In this version of the algorithm, we start from bottom up. We reshape the input to segments with the length where we would stop splitting the arrays in the recursive version, and calculate the DFT of all of the small segments simultaneously, then calculating is just a matter of combining the subarrays using same method as we did in the recursive version.

def nonrecursiveFFT(x):
    t0 = time.time()

    x = np.array(x)
    N = x.shape[0]
    stop = 16
    x_split = x.reshape((stop, -1)) # Split the input to n columns of size 16

    n = np.arange(stop)
    k = n.reshape((stop, 1))
    W = np.exp(-2j*np.pi*k*n/stop) # W matrix is of shape (stop, x)

    X = np.dot(W, x_split) # This calculates the FFT for each of the columns

    # Each loop should halve the number of columns in the splitted X-matrix
    # We continue unitll there is only one column
    while X.shape[0] < N:
        evens = X[:, :X.shape[1] // 2] # // is integer division in python
        odds = X[:, X.shape[1] // 2:]
        W = np.exp(-1j * np.pi * np.arange(X.shape[0])/ X.shape[0])[:, None]
        X = np.vstack([evens + W * odds, evens - W * odds])

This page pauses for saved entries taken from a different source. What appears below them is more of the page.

template <int TM, int TN, int AUX = 0>
static __device__ __forceinline__ void slab_store(const ConvGemmArgs& a, const f32x16 (&acc)[TM][TN], __amdgpu_buffer_rsrc_t rs,
                                                  int rbase, int cbase, int l31, int n_end)
{
#pragma unroll
    for (int i = 0; i < TM; ++i)
#pragma unroll
        for (int jn = 0; jn < TN; ++jn) {
            const int col = cbase + jn * 32 + l31;
            const unsigned v0 = col < n_end ? (unsigned)((rbase + i * 32) * a.N + col) * 4u : OOBH;
#pragma unroll
            for (int e = 0; e < 16; ++e) {
                float t = acc[i][jn][e];
                asm volatile("" : "+v"(t));
                __builtin_amdgcn_raw_buffer_store_b32(__builtin_bit_cast(unsigned, t), rs,
                                                      v0 + (unsigned)(((e & 3) + 8 * (e >> 2)) * a.N * 4), 0, AUX);
            }
        }
}

template <int TM, int TN>
static __device__ __forceinline__ void slab_store_tr(const ConvGemmArgs& a, const f32x16 (&acc)[TM][TN], __amdgpu_buffer_rsrc_t rs,
                                                     int rbase, int cbase, int l31, int n_end)
{
#pragma unroll
    for (int i = 0; i < TM; ++i)
#pragma unroll
        for (int jn = 0; jn < TN; ++jn) {
            const int col = cbase + jn * 32 + l31;
#pragma unroll
            for (int q = 0; q < 4; ++q) {
                const int row = rbase + i * 32 + 8 * q;
                float t0 = acc[i][jn][4 * q], t1 = acc[i][jn][4 * q + 1], t2 = acc[i][jn][4 * q + 2], t3 = acc[i][jn][4 * q + 3];
                asm volatile("" : "+v"(t0), "+v"(t1), "+v"(t2), "+v"(t3));
                const f32x4 t = {t0, t1, t2, t3};
                const unsigned off = (col < n_end && row < a.M) ? (unsigned)(col * a.M + row) * 4u : OOBH;
                __builtin_amdgcn_raw_buffer_store_b128(__builtin_bit_cast(u32x4_t, t), rs, off, 0, 0);
            }
        }
}

template <bool LEAN = false>
static __device__ __forceinline__ float as_reduce_value(const ConvGemmArgs& a, float x, float bias, float res)
{
    if (a.range_probe && !(fabsf(x) <= 3.0e38f)) as_status_raise(a.status, AS_STATUS_F16_RANGE);
    x = __fmul_rn(x, a.acc_scale);
    if (a.bias) x = __fadd_rn(x, bias);
    if (a.res) x = __fadd_rn(x, res);
    if (a.div_sqrt2) x = __fdiv_rn(x, 1.41421356237309504880f);
    if (a.act == 1) x = x < 0.f ? 0.f : x;
    else if (a.act == 2) x = x > 0.f ? x : __fmul_rn(a.act_slope, x);
    else if (!LEAN) {
        if (a.act == 3) x = tanhf(x);
        else if (a.act == 4) x = fabsf(x);
        else if (a.act == 5) x = x / (1.0f + expf(-x));
    }
    return x;
}
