+template <bool AKC, bool BKC, bool SUM>
+__device__ __forceinline__ void steady_loop(int ntiles, const float* A, const float* B, TileWalk<AKC> wa, TileWalk<BKC> wb, int to_brk,
+                                            unsigned gap_bytes, const unsigned (&offA)[NLD], const unsigned (&offB)[NLD], float* sa,
+                                            float* sb, const float* fa, const float* fb, float4 (&ra)[NLD], float4 (&rb)[NLD], f32x16 (&acc)[2][2],
+                                            float4& asum) {
+  constexpr int PA = Pitch<AKC>::v, PB = Pitch<BKC>::v;
+  const __amdgpu_buffer_rsrc_t ra_rsrc = operand_rsrc(A), rb_rsrc = operand_rsrc(B);
+  int ca = 0, cb = 0;
+  for (int kt = 0; kt < ntiles; ++kt) {
+    asm volatile("; gemm_f32 steady k-loop sum=%0" ::"n"(SUM ? 1 : 0));
+#pragma unroll
+    for (int r = 0; r < NLD; ++r) { ra[r] = load_f4_tile(ra_rsrc, offA[r], wa.off); rb[r] = load_f4_tile(rb_rsrc, offB[r], wb.off); }
+    wa.next(); wb.next();
+    if constexpr (AKC) { to_brk -= BKT; if (to_brk == 0) wa.off += gap_bytes; }
+    mfma_tile<PA, PB>(fa + ca, fb + cb, acc);
+    if constexpr (SUM) {
+#pragma unroll
+      for (int r = 0; r < NLD; ++r) { asum.x += ra[r].x; asum.y += ra[r].y; asum.z += ra[r].z; asum.w += ra[r].w; }
+    }
+    ca = BKT * PA - ca; cb = BKT * PB - cb;
+    store_staged<AKC>(sa + ca, ra);
+    store_staged<BKC>(sb + cb, rb);
+    __builtin_amdgcn_sched_group_barrier(0x020, 2 * NLD, 0);
+    __builtin_amdgcn_sched_group_barrier(0x100, 4, 0);
+#pragma unroll
+    for (int kk = 0; kk < BKT; kk += 2) {
+      if (kk + 2 < BKT) __builtin_amdgcn_sched_group_barrier(0x100, 4, 0);
+      __builtin_amdgcn_sched_group_barrier(0x008, 4, 0);
+    }
+    if constexpr (SUM) __builtin_amdgcn_sched_group_barrier(0x002, 4 * NLD, 0);
+    __builtin_amdgcn_sched_group_barrier(0x200, 8 * NLD, 0);
+    __syncthreads();
+  }
 }
 
 template <bool AKC, bool BKC>
@@ -175,8 +266,35 @@
   __syncthreads();
 
   const int lk = lane >> 5, li = lane & 31;
-  int cur = 0;
-  for (int kt = 0; kt < nk; ++kt) {
+  int cur = 0, kt = 0;
+  if (g.steady && nfull >= 2) {
+    unsigned offA[NLD], offB[NLD];
+#pragma unroll
+    for (int r = 0; r < NLD; ++r) {
+      offA[r] = 4u * (unsigned)(AKC ? roffA[r] + (tid % TPR) * 4 : ((tid >> 5) + 8 * r) * g.a_s0 + mclA);
+      offB[r] = 4u * (unsigned)(BKC ? roffB[r] + (tid % TPR) * 4 : ((tid >> 5) + 8 * r) * g.b_s0 + mclB);
+    }
+    const int k1 = kb + BKT;
+    const bool gap1 = g.a_brk > 0 && (AKC ? k1 : m0) >= g.a_brk;
+    TileWalk<AKC> wa(k1, g.a_s0, g.a_s1, g.a_div);
+    const TileWalk<BKC> wb(k1, g.b_s0, g.b_s1, g.b_div);
+    if (gap1) wa.off += 4u * (unsigned)g.a_gap;
+    const int to_brk = AKC && g.a_brk > 0 ? g.a_brk - k1 : -1;
+    float* sa = As + stage_off<AKC>(tid);
+    float* sb = Bs + stage_off<BKC>(tid);
+    const float* fa = As + wm * 64 + li + lk * PA;
+    const float* fb = Bs + wn * 64 + li + lk * PB;
+    bool summed = false;
+    if constexpr (!AKC) {
+      if (do_sum) {
+        steady_loop<AKC, BKC, true>(nfull - 1, A, B, wa, wb, to_brk, 4u * (unsigned)g.a_gap, offA, offB, sa, sb, fa, fb, ra, rb, acc, asum);
+        summed = true;
+      }
+    }
+    if (!summed) steady_loop<AKC, BKC, false>(nfull - 1, A, B, wa, wb, to_brk, 4u * (unsigned)g.a_gap, offA, offB, sa, sb, fa, fb, ra, rb, acc, asum);
+    kt = nfull - 1; cur = kt & 1;
+  }
+  for (; kt < nk; ++kt) {
     const bool more = kt + 1 < nk;
     if (more) fetch(kt + 1);
     const float* as = As + cur * BKT * PA + wm * 64 + li + lk * PA;
@@ -345,6 +463,8 @@
 }
 
 }
+
+extern "C" int b2t_gemm_f32_steady(const b2t_gemm_desc* d) { return d != nullptr && b2t::gemm_steady_ok(d, b2t::BKT); }
 
 extern "C" int b2t_gemm_f32(const b2t_gemm_desc* d, void* stream) {
   using namespace b2t;
@@ -363,6 +483,7 @@
   { int rc = fill_gemm_args(d, g, BKT, BM, "b2t_gemm_f32"); if (rc) return rc; }
   dim3 grid(((d->N + BN - 1) / BN) * ((d->M + BM - 1) / BM), 1, d->Z * g.splitk), block(256);
   { static const bool off = getenv("B2T_GEMM_KS_XCD") && atoi(getenv("B2T_GEMM_KS_XCD")) == 0; g.ks_xcd = !off && d->Z == 1 && g.splitk >= 8 && (g.splitk & 7) == 0; }
+  g.steady = gemm_steady_ok(d, BKT);
   hipStream_t s = as_stream(stream);
   if (d->M <= 64 && d->splitk >= 0 && g.splitk == 1 && d->a_kcontig && (d->K % 16) == 0 && d->a_brk == 0 && d->epilogue != 2) {
     const dim3 sg((d->N + 15) / 16, d->Z), sb(512);
diff --git a/nejm-brain-to-text_amd/csrc/gemm_args.h b/nejm-brain-to-text_amd/csrc/gemm_args.h
--- a/nejm-brain-to-text_amd/csrc/gemm_args.h
+++ b/nejm-brain-to-text_amd/csrc/gemm_args.h
@@ -18,6 +18,7 @@
   unsigned* ks_cnt; float* ks_out; int ks_acc;
   int ks_xcd;
   int tile_gm;
+  int steady;
 };
 
 __device__ __forceinline__ long long rowoff(int i, long long s0, long long s1, int div) {
@@ -39,7 +40,7 @@
   g.a_brk = d->a_brk; g.a_gap = d->a_gap;
   g.ep_aux = d->ep_aux;
   g.a_sum = d->a_sum; g.a_sum_ks = d->a_sum_ks;
-  g.ks_xcd = 0; g.tile_gm = 1;
+  g.ks_xcd = 0; g.tile_gm = 1; g.steady = 0;
   g.ks_cnt = d->ks_counters; g.ks_out = d->ks_out; g.ks_acc = d->ks_accumulate;
   B2T_REQUIRE(d->epilogue != 2 || d->ep_aux != nullptr, "%s: epilogue 2 needs ep_aux", name);
   B2T_REQUIRE(d->a_brk == 0 || (d->a_brk > 0 && d->a_gap % 4 == 0 &&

    return np.concatenate(X)

x = np.random.rand(16)
nonrecursive = nonrecursiveFFT(x)
numpyfft = np.fft.fft(x)

if (np.allclose(nonrecursive, numpyfft)):
    print("Nonrecursive implementation gives the correct result")
else:
    print("Incorrect result")

Nonrecursive implementation gives the correct result

x = np.random.rand(2048*32)

t0 = time.time()
nonrecursive = nonrecursiveFFT(x)
t1 = time.time()
print("Nonrecursive: {}".format(t1-t0))

t2 = time.time()
numpyfft = np.fft.fft(x)
print("Numpy: {}".format(t2-t1))

if np.allclose(nonrecursive, numpyfft):
    print("\n Correct results")
else:
    print("\n Wrong results")

Nonrecursive: 0.058702945709228516
Numpy: 0.00020313262939453125

 Correct results

Closing remarks

This is good enough for understanding the algorithm, but it could be optimized a lot by counting the W vectors or "Twiddle factors" is still repeated a lot in the nonrecursive version, by doing that more effectively we could speed up the algorithm. Also with larger input sizes the memory accessing becomes an issue and that can't easily be optimized using python. (Numpy relies on backends implemented in more low-level languages).